The B-21 will be revealed to the public on Dec 2nd.






						B-21 Raider
					

B-21 Raider, the future of long-range strike, will be capable of penetrating the toughest defenses to deliver precision strikes anywhere in the world.




					www.northropgrumman.com
				




I hope this is not out of place on a Canadian forum.


----------



## Good2Golf (20 Oct 2022)

MTShaw said:


> The B-21 will be revealed to the public on Dec 2nd.
> 
> 
> 
> ...


Not when it might have links to NORAD/Continental defenc/se….


----------



## SeaKingTacco (20 Oct 2022)

I am a bit intrigued…


----------



## OldSolduer (21 Oct 2022)

SeaKingTacco said:


> I am a bit intrigued…


I echo that.

Upgraded B2? That should only cost 4 billion per plane...


----------



## Furniture (21 Oct 2022)

I hope the launch video is a strike on somewhere Russia thinks is safe...


----------



## dimsum (21 Oct 2022)

Furniture said:


> I hope the launch video is a strike on somewhere Russia thinks is safe...


How to start WWIII in 3...2....1....


----------



## FSTO (21 Oct 2022)

Why?


----------



## Furniture (21 Oct 2022)

dimsum said:


> How to start WWIII in 3...2....1....


It doesn't have to be Russia itself, just somewhere Russia thinks the USA can't go undetected. Syria comes to mind off the top of my head.


----------



## KevinB (22 Oct 2022)

Furniture said:


> It doesn't have to be Russia itself, just somewhere Russia thinks the USA can't go undetected. Syria comes to mind off the top of my head.


Belarus


----------



## Colin Parkinson (22 Oct 2022)

Drop leaflets over the Red Square and the Kremlin


----------



## KevinB (22 Oct 2022)

Furniture said:


> It doesn't have to be Russia itself, just somewhere Russia thinks the USA can't go undetected. Syria comes to mind off the top of my head.

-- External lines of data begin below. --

static int make_param_layout(const arb_scorer_config& c, ParamLayout& L) {
  if (c.n_layers < 0 || c.n_layers > 64) { arb_set_error("scorer: n_layers must be in [0,64]"); return ARB_E_UNSUPPORTED; }
  if (c.d_model <= 0 || c.d_model % 4 || c.n_features <= 0 || c.n_features % 4) {
    arb_set_error("scorer: d_model and (padded) n_features must be positive multiples of 4");
    return ARB_E_UNSUPPORTED;
  }
  if (c.n_layers > 0) {
    if (c.n_heads <= 0 || c.d_model % c.n_heads || (c.d_model / c.n_heads) % 4 || c.d_ff <= 0 || c.d_ff % 4) {
      arb_set_error("scorer: need d_model % h == 0, (d_model/h) % 4 == 0 and d_ff % 4 == 0");
      return ARB_E_UNSUPPORTED;
    }
    if (c.d_model / c.n_heads > 128) { arb_set_error("scorer: head width above 128 is not supported"); return ARB_E_UNSUPPORTED; }
  }
  if (c.d_model > 1024) { arb_set_error("scorer: d_model above 1024 is not supported"); return ARB_E_UNSUPPORTED; }
  if (c.bf16 && c.n_layers > 0 && (c.d_model % 8 || c.d_ff % 8 || c.d_model < 64 || c.d_ff < 64)) {
    arb_set_error("scorer: bf16 mode needs d_model and d_ff to be multiples of 8, at least 64");
    return ARB_E_UNSUPPORTED;
  }
  const int64_t d = c.d_model, F = c.n_features, f = c.d_ff;
  L.n_fc = c.n_fc_layers > 0 ? c.n_fc_layers : 1;
  if (L.n_fc > ARB_MAX_FC_LAYERS) { arb_set_error("scorer: at most 8 FC layers"); return ARB_E_UNSUPPORTED; }
  for (int i = 0; i < L.n_fc; ++i) {
    L.fc_size[i] = c.n_fc_layers > 0 ? c.fc_sizes[i] : c.d_model;
    if (L.fc_size[i] <= 0 || L.fc_size[i] % 4 || L.fc_size[i] > 8192) {
      arb_set_error("scorer: FC layer widths must be positive multiples of 4, at most 8192");
      return ARB_E_UNSUPPORTED;
    }
  }
  if (L.fc_size[L.n_fc - 1] != c.d_model) { arb_set_error("scorer: the last FC width must equal d_model"); return ARB_E_INVALID_ARG; }
  if (c.fc_act < ARB_ACT_NONE || c.fc_act > ARB_ACT_RELU) { arb_set_error("scorer: unknown FC activation"); return ARB_E_UNSUPPORTED; }
  if (c.fc_input_norm && F > 1024) { arb_set_error("scorer: input_norm supports up to 1024 features"); return ARB_E_UNSUPPORTED; }
  int64_t o = 0;
  for (int i = 0; i < L.n_fc; ++i) {
    const int64_t in = i == 0 ? F : L.fc_size[i - 1];
    L.fc_w[i] = o; o += int64_t(L.fc_size[i]) * in;
// ... 384 lines not shown
    if (!indices || !table) { arb_set_error("scorer: positional encoding needs indices and a table"); return ARB_E_INVALID_ARG; }
    ARB_TRY(pos_forward(xcur, reinterpret_cast<const long long*>(indices), mask, table, c.pe_rows, sqrtf(float(d)), k.R, d, st));
  }
  if (pack) {
    ZeroRegions z;
    for (int l = 0; l < c.n_layers; ++l) {
      if (l > 0 && !training) break;
      const auto& wl = W.layer[l];
      if (!z.add(ws + wl.ctx, bf ? d / 2 : d, bf ? d / 2 : d, 1, 0)) {
        ARB_TRY(zero_rows(z, plan, k.R, st));
        z = ZeroRegions{};
        z.add(ws + wl.ctx, bf ? d / 2 : d, bf ? d / 2 : d, 1, 0);
      }
    }
    if (z.count) ARB_TRY(zero_rows(z, plan, k.R, st));
  }
  const AttnGeom geom{B, S, h, dk, k.R, poff};
  for (int l = 0; l < c.n_layers; ++l) {
    const auto& pl = L.layer[l];
    const auto& wl = W.layer[l];
    float* xn1 = ws + wl.xn1; float* qkv = ws + wl.qkv; float* prob = ws + wl.prob; float* ctx = ws + wl.ctx;
    float* xmid = ws + wl.xmid; float* xn2 = ws + wl.xn2; float* hdn = ws + wl.hdn; float* xout = ws + wl.xout;
    ARB_TRY(ln_forward(xcur, P + pl.ln1_a, P + pl.ln1_b, c.ln_eps, k.R, d, xn1, ws + wl.mean1, ws + wl.std1, st, 0,
                       bf ? xn1 : nullptr, plan));
    ARB_TRY(linear_fwd(k, act(xn1), d, d, wt(pl.wqkv), P + pl.bqkv, 3 * d, qkv, 3 * d, 0, nullptr, 0));
    if (W.fused) {
      ARB_TRY(launch_attn_fwd(attn_fwd_args(geom, qkv, act(ctx), mask, g_skip_padding ? kext : nullptr, ws + wl.smax,
                                            ws + wl.ssum, make_drop_site(seed, l, SITE_ATTN_P, p_drop)), st));
    } else {
      {
        GemmDesc g;
        g.M = S; g.N = S; g.K = dk; g.alpha = 1.0f / sqrtf(float(dk));
        g.A = head_view(qkv, dk, S, h, B, 3 * d);
        g.B = head_view(qkv + d, dk, S, h, B, 3 * d);
        g.C = prob_view(prob, S, W.Sp, h, B);
        batch_all(g, h, B); g.block_n = 64;
        ARB_TRY(launch_gemm_tf32(g, st));
      }
      ARB_TRY(softmax_forward(prob, mask, B, h, S, W.Sp, st, make_drop_site(seed, l, SITE_ATTN_P, p_drop)));
      {
        GemmDesc g;
        g.M = S; g.N = dk; g.K = S; g.b_mn = 1;
        g.A = prob_view(prob, S, W.Sp, h, B);
        g.B = head_view(qkv + 2 * d, dk, S, h, B, 3 * d);
        g.C = head_view(ctx, dk, S, h, B, d);
        batch_all(g, h, B); g.block_n = pick_block_n(dk);
        ARB_TRY(launch_gemm_tf32(g, st));
      }
    }
    ARB_TRY(linear_fwd(k, act(ctx), d, d, wt(pl.wo), P + pl.bo, d, xmid, d, EPI_ADD_AUX, xcur, d,
                       make_drop_site(seed, l, SITE_ATTN_OUT, p_drop)));
    ARB_TRY(ln_forward(xmid, P + pl.ln2_a, P + pl.ln2_b, c.ln_eps, k.R, d, xn2, ws + wl.mean2, ws + wl.std2, st, 0,
                       bf ? xn2 : nullptr, plan));
    ARB_TRY(linear_fwd(k, act(xn2), d, d, wt(pl.w1), P + pl.b1, f, act(hdn), f, EPI_RELU, nullptr, 0,
                       make_drop_site(seed, l, SITE_FFN_HID, p_drop),
                       wl.hbits ? reinterpret_cast<uint32_t*>(ws + wl.hbits) : nullptr));
    ARB_TRY(linear_fwd(k, act(hdn), f, f, wt(pl.w2), P + pl.b2, d, xout, d, EPI_ADD_AUX, xmid, d,
                       make_drop_site(seed, l, SITE_FFN_OUT, p_drop)));
    xcur = xout;
  }
  const int has_norm = c.n_layers > 0;
  if (hidden) {
    if (has_norm)
      return ln_forward(xcur, P + L.lnf_a, P + L.lnf_b, c.ln_eps, k.R, d, hidden, ws + W.meanf, ws + W.stdf, st, 0,
                        nullptr, plan, rowmap);
    if (cudaMemcpyAsync(hidden, xcur, size_t(k.R) * d * sizeof(float), cudaMemcpyDeviceToDevice, st) != cudaSuccess) {
      arb_set_error("scorer: device copy failed"); return ARB_E_CUDA;
    }
    return ARB_OK;
  }
  if (n_outputs(c) > 1) {
    const float* xf = xcur;
    if (has_norm) {
      ARB_TRY(ln_forward(xcur, P + L.lnf_a, P + L.lnf_b, c.ln_eps, k.R, d, ws + W.xf, ws + W.meanf, ws + W.stdf, st));
      xf = ws + W.xf;
    }
    return head_multi_forward(xf, P + L.head_w, P + L.head_b, c.out_act, k.R, d, n_outputs(c), scores, st);
  }
  ARB_TRY(head_forward(xcur, has_norm ? P + L.lnf_a : nullptr, has_norm ? P + L.lnf_b : nullptr, c.ln_eps, P + L.head_w,
                       P + L.head_b, has_norm, c.out_act, k.R, d, scores, ws + W.meanf, ws + W.stdf, st, plan, rowmap));
  return ARB_OK;
}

I think we can all agree that Iran has jumped the queue requesting to be a test subject.


----------



## Furniture (22 Oct 2022)

KevinB said:


> I think we can all agree that Iran has jumped the queue requesting to be a test subject.


Yeah, they seem to have conveniently made a target of themselves lately.


----------



## OldSolduer (22 Oct 2022)

Colin Parkinson said:


> Drop leaflets over the Red Square and the Kremlin


Been done already by a German teenager who avoided the "best air defence system in the world". 









						Mathias Rust - Wikipedia
					






					en.wikipedia.org


----------